Note the use of unflaggedOptions to specify the strings to find and replace. These are command-line arguments that do not use a flag to signal their presence. Provided that you have a file called input.txt in your current directory, you can run the replace SGS as follows:

SGSRun localhost 9092 replace hello goodbye

This will replace all instances of the word "hello" with "goodbye" in the file input.txt, writing the results to output.txt. As you may have gathered from the above XML, you can use the command-line flag -v (or --verbose) to produce more verbose output.

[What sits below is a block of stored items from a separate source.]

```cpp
#define AIRTC_GN_MAX_PART 64
int airtc_group_norm_nchunk(int B, int G);
void airtc_group_norm(const uint16_t* x, const float* part, int npart,
                      const float* gamma, const float* beta, uint16_t* out,
                      uint8_t* out_q8, float* ws, int B, int HW, int C, int G,
                      float eps, int act, float a_scale, hipStream_t s);
void airtc_layer_norm(const uint16_t* x, const float* gamma, const float* beta,
                      uint16_t* out, long rows, int C, float eps,
                      hipStream_t s);
void airtc_group_norm_coeffs(const uint16_t* x, const float* gamma,
                             const float* beta, float* coeffs, float* ws,
                             int B, int HW, int C, int G, float eps,
                             hipStream_t s);

int airtc_conv2d_splitk_for(int B, int HO, int WO, int OC, int IC);
int airtc_conv2d_mfma(const uint16_t* x, const uint16_t* w, const float* bias,
                      const uint16_t* cbias, const uint16_t* residual,
                      uint16_t* out, float* ws, int B, int H, int W, int IC,
                      int HO, int WO, int OC, int R, int S, int stride,
                      int pad, int act, int path, const float* in_aff,
                      int in_act, float* gn_part, int gn_groups,
                      const uint16_t* x2, int IC2, int up, hipStream_t s);
int airtc_conv2d_tinyic_ok(int IC, int R, int S);
void airtc_conv2d_tinyic(const uint16_t* x, const float* wt, const float* bias,
                         const uint16_t* cbias, const uint16_t* residual,
                         uint16_t* out, int B, int H, int W, int IC, int HO,
                         int WO, int OC, int R, int S, int stride, int pad,
                         int act, hipStream_t s);
int airtc_conv2d_stats_nchunk(int B, int HO, int WO, int OC, int IC, int G,
                              int act);
void airtc_conv2d_direct(const uint16_t* x, const uint16_t* w,
                         const float* bias, const uint16_t* cbias,
                         const uint16_t* residual, uint16_t* out, int B, int H,
                         int W, int IC, int HO, int WO, int OC, int R, int S,
                         int stride, int pad, int act, const float* in_aff,
                         int in_act, hipStream_t s);

void airtc_conv2d_fp8_mfma(const uint16_t* x, const uint8_t* w_fp8,
                           const float* dq, const float* bias,
                           const uint16_t* cbias, const uint16_t* residual,
                           uint16_t* out, float* ws, int B, int H, int W,
                           int IC, int HO, int WO, int OC, int R, int S,
                           int stride, int pad, int act, int path,
                           const float* in_aff, int in_act, float a_scale,
                           int x_is_q8, uint8_t* out_q8, float out_inv,
                           hipStream_t s);
void airtc_fp8_mx_probe(const uint8_t* A, const uint8_t* B, float* draw,
                        int sa, int sb, hipStream_t s);
void airtc_fp8_cvt_probe(const uint16_t* fin, float scale, uint8_t* enc_out,
                         const uint8_t* enc_in, uint16_t* dec_out,
                         hipStream_t s);
void airtc_fp8_quant_probe(const uint16_t* in16, float sa, uint8_t* out16,
                           int variant, hipStream_t s);

void airtc_attention(const uint16_t* q, const uint16_t* k, const uint16_t* v,
                     uint16_t* out, int B, int H, int Lq, int Lk, int d,
                     long q_sb, long q_sh, long q_row, long k_sb, long k_sh,
                     long k_row, long o_sb, long o_sh, long o_row, float scale,
                     hipStream_t s);

}

extern "C" int airtc_vcn_probe(char* buf, int buflen);

extern "C" int airtc_h264_sps_pps(int width, int height, uint8_t* buf,
                                  int buflen);
```

### ai_rtc_agent_amd/ops/csrc/norms.hip

```cpp

#include <stdlib.h>

#include "common.h"

typedef __attribute__((__vector_size__(2 * sizeof(_Float16)))) _Float16 f16x2;

__device__ __forceinline__ void gn_chunk_range(long n2, int chunk, int nchunk,
                                               long* lo, long* hi) {
  const long per = (n2 + nchunk - 1) / nchunk;
  *lo = (long)chunk * per;
  *hi = min(n2, *lo + per);
}

__global__ void group_norm_stats_kernel(const f16* __restrict__ x,
                                        float* __restrict__ ws, int HW, int C,
                                        int G, int nchunk) {
  const int chunk = blockIdx.y;
  const int b = blockIdx.x / G;
  const int g = blockIdx.x % G;
  const int Cg = C / G;
  const int Cg2 = Cg / 2;
  const long base = (long)b * HW * C + (long)g * Cg;
  long lo, hi;
  gn_chunk_range((long)HW * Cg2, chunk, nchunk, &lo, &hi);

  float sum = 0.f, sumsq = 0.f;
  for (long i = lo + threadIdx.x; i < hi; i += blockDim.x) {
    long p = i / Cg2, c2 = i - p * Cg2;
    f16x2 v = *reinterpret_cast<const f16x2*>(&x[base + p * C + c2 * 2]);
    float a = (float)v[0], c = (float)v[1];
    sum += a + c;
    sumsq += a * a + c * c;
  }
  __shared__ float red[2][4];
  int lane = threadIdx.x & 63, wid = threadIdx.x >> 6;
  sum = wave_reduce(sum, SumOp());
  sumsq = wave_reduce(sumsq, SumOp());
  if (lane == 0) { red[0][wid] = sum; red[1][wid] = sumsq; }
  __syncthreads();
  if (threadIdx.x == 0) {
    float s0 = 0.f, s1 = 0.f;
    for (int i = 0; i < (int)(blockDim.x >> 6); ++i) { s0 += red[0][i]; s1 += red[1][i]; }
    float* w = &ws[((long)blockIdx.x * nchunk + chunk) * 2];
    w[0] = s0;
    w[1] = s1;
  }
}

__device__ __forceinline__ void gn_fold_partials(const float* w, int npart,
                                                 float n, float eps,
                                                 float* mean_out,
                                                 float* rstd_out) {
  float s0 = 0.f, s1 = 0.f;
  for (int i = 0; i < npart; ++i) { s0 += w[2 * i]; s1 += w[2 * i + 1]; }
  const float mean = s0 / n;
  *mean_out = mean;
  *rstd_out = rsqrtf(s1 / n - mean * mean + eps);
}

template <bool Q8>
__global__ void group_norm_apply_kernel(
    const f16* __restrict__ x, const float* __restrict__ ws,
    const float* __restrict__ gamma, const float* __restrict__ beta,
    f16* __restrict__ out, uint8_t* __restrict__ outq, int HW, int C, int G,
    int nchunk, float eps, int act, float inv_sa) {
  const int chunk = blockIdx.y;
  const int b = blockIdx.x / G;
  const int g = blockIdx.x % G;
  const int Cg = C / G;
  const int Cg2 = Cg / 2;
  const long base = (long)b * HW * C + (long)g * Cg;

  __shared__ float stats[2];
  if (threadIdx.x == 0)
    gn_fold_partials(&ws[(long)blockIdx.x * nchunk * 2], nchunk,
                     (float)HW * Cg, eps, &stats[0], &stats[1]);
  __syncthreads();
  const float mean = stats[0], rstd = stats[1];

  long lo, hi;
  gn_chunk_range((long)HW * Cg2, chunk, nchunk, &lo, &hi);
  for (long i = lo + threadIdx.x; i < hi; i += blockDim.x) {
    long p = i / Cg2, c2 = i - p * Cg2;
    long idx = base + p * C + c2 * 2;
    f16x2 v = *reinterpret_cast<const f16x2*>(&x[idx]);
    int ch = g * Cg + (int)c2 * 2;
    float a[2];
#pragma unroll
    for (int j = 0; j < 2; ++j) {
      float t = ((float)v[j] - mean) * rstd * gamma[ch + j] + beta[ch + j];
      a[j] = apply_act(t, act);
    }
    if (Q8) {
#pragma unroll
      for (int j = 0; j < 2; ++j)
        a[j] = fminf(fmaxf(a[j] * inv_sa, -448.0f), 448.0f);
      int p2 = __builtin_amdgcn_cvt_pk_fp8_f32(a[0], a[1], 0, false);
      *reinterpret_cast<short*>(&outq[idx]) = (short)(p2 & 0xFFFF);
    } else {
      v[0] = (f16)a[0];
      v[1] = (f16)a[1];
      *reinterpret_cast<f16x2*>(&out[idx]) = v;
    }
  }
}

extern "C" int airtc_group_norm_nchunk(int B, int G) {
  int n = (int)(512 / max(1, B * G));
  if (n < 1) n = 1;
  if (n > 64) n = 64;
  return n;
}

struct GnPlan { int gpt, ct, pt; };

static bool gn_fast_plan(int C, int G, GnPlan* p) {
  if (G <= 0 || C % 8 != 0 || C % G != 0) return false;
  const int Cg = C / G;
  int gpt = 0;
  for (int d = 1; d <= G && d <= 64; ++d)
    if (G % d == 0 && (d * Cg) % 8 == 0 && d * Cg <= 512) gpt = d;
  if (!gpt) return false;
  p->gpt = gpt;
  p->ct = gpt * Cg / 8;
  p->pt = 256 / p->ct;
  return true;
}

__global__ __launch_bounds__(256) void group_norm_stats_v8_kernel(
    const f16* __restrict__ x, float* __restrict__ part, int HW, int C, int G,
    int ct, int per) {
  __shared__ float red[2][2048];
  __shared__ float col[2][512];
  const int cx = threadIdx.x % ct, py = threadIdx.x / ct;
  const int pt = 256 / ct;
  const int cw = ct * 8;
  const int b = blockIdx.z;
  const int p_lo = blockIdx.x * per;
  const int p_hi = min(HW, p_lo + per);
  if (py < pt) {
    float s[8], q[8];
#pragma unroll
    for (int j = 0; j < 8; ++j) s[j] = q[j] = 0.f;
    const f16* xp = x + ((long)b * HW + p_lo + py) * C + blockIdx.y * cw + cx * 8;
    const long step = (long)pt * C;
#pragma unroll 2
    for (int p = p_lo + py; p < p_hi; p += pt, xp += step) {
      const f16x8 v = *reinterpret_cast<const f16x8*>(xp);
#pragma unroll
      for (int j = 0; j < 8; ++j) {
        const float f = (float)v[j];
        s[j] += f;
        q[j] += f * f;
      }
    }
#pragma unroll
    for (int j = 0; j < 8; ++j) {
      red[0][py * cw + cx * 8 + j] = s[j];
      red[1][py * cw + cx * 8 + j] = q[j];
    }
  }
  __syncthreads();
  for (int c = threadIdx.x; c < cw; c += 256) {
    float a0 = 0.f, a1 = 0.f;
    for (int r = 0; r < pt; ++r) {
      a0 += red[0][r * cw + c];
      a1 += red[1][r * cw + c];
    }
    col[0][c] = a0;
    col[1][c] = a1;
  }
  __syncthreads();
  const int Cg = C / G;
  const int gpt = cw / Cg;
  if ((int)threadIdx.x < gpt) {
    float a0 = 0.f, a1 = 0.f;
    for (int i = 0; i < Cg; ++i) {
      a0 += col[0][threadIdx.x * Cg + i];
      a1 += col[1][threadIdx.x * Cg + i];
    }
    const int g = blockIdx.y * gpt + threadIdx.x;
    float* w = part + (((long)b * G + g) * gridDim.x + blockIdx.x) * 2;
    w[0] = a0;
    w[1] = a1;
  }
}
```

Even though the names of the files are fixed, you can still pass references to input files and get references to output files. Type

SGSRun localhost 9092 replace --sgs-verbose-help
and you'll see the arguments that you have to set. For example:

SGSRun localhost 9092 replace hello goodbye
    --sgs-ref-input.txt=readfrom:http://www.google.com --sgs-ref-output.txt

will read input data from http://www.google.com and write a reference to the output data into the file output.txt. (The "readfrom" part is actually unnecessary in this case by the way.) Note that you can also use this technique to stream data from a remote source into the standard input of an SGS (--sgs-ref-stdin=readfrom:URL).

4. Interactive programs

If you have a program that expect user interaction through the command line (i.e. the user enters data at the keyboard), you can expose this as a Styx Grid Service. In fact, you have already done so: the reverse service from section 1 above reads data from its standard input. Try running:

SGSRun localhost 9092 reverse

without piping any data to its standard input. The program will just sit and wait for you to type at the keyboard. Every line you type will be reversed by the reverse SGS and sent back to you, printed on the standard output (console window). This will continue until you enter an end-of-file command (Control-Z in Windows and Control-D in many other systems).

You could expose any interactive program in this way, including the Python interactive shell and the bash shell! Of course, there may be serious security implications connected with doing this if the program you are exposing as an SGS allows the user to enter data that can cause damage to your system. (This is true with any Styx Grid Service, of course.)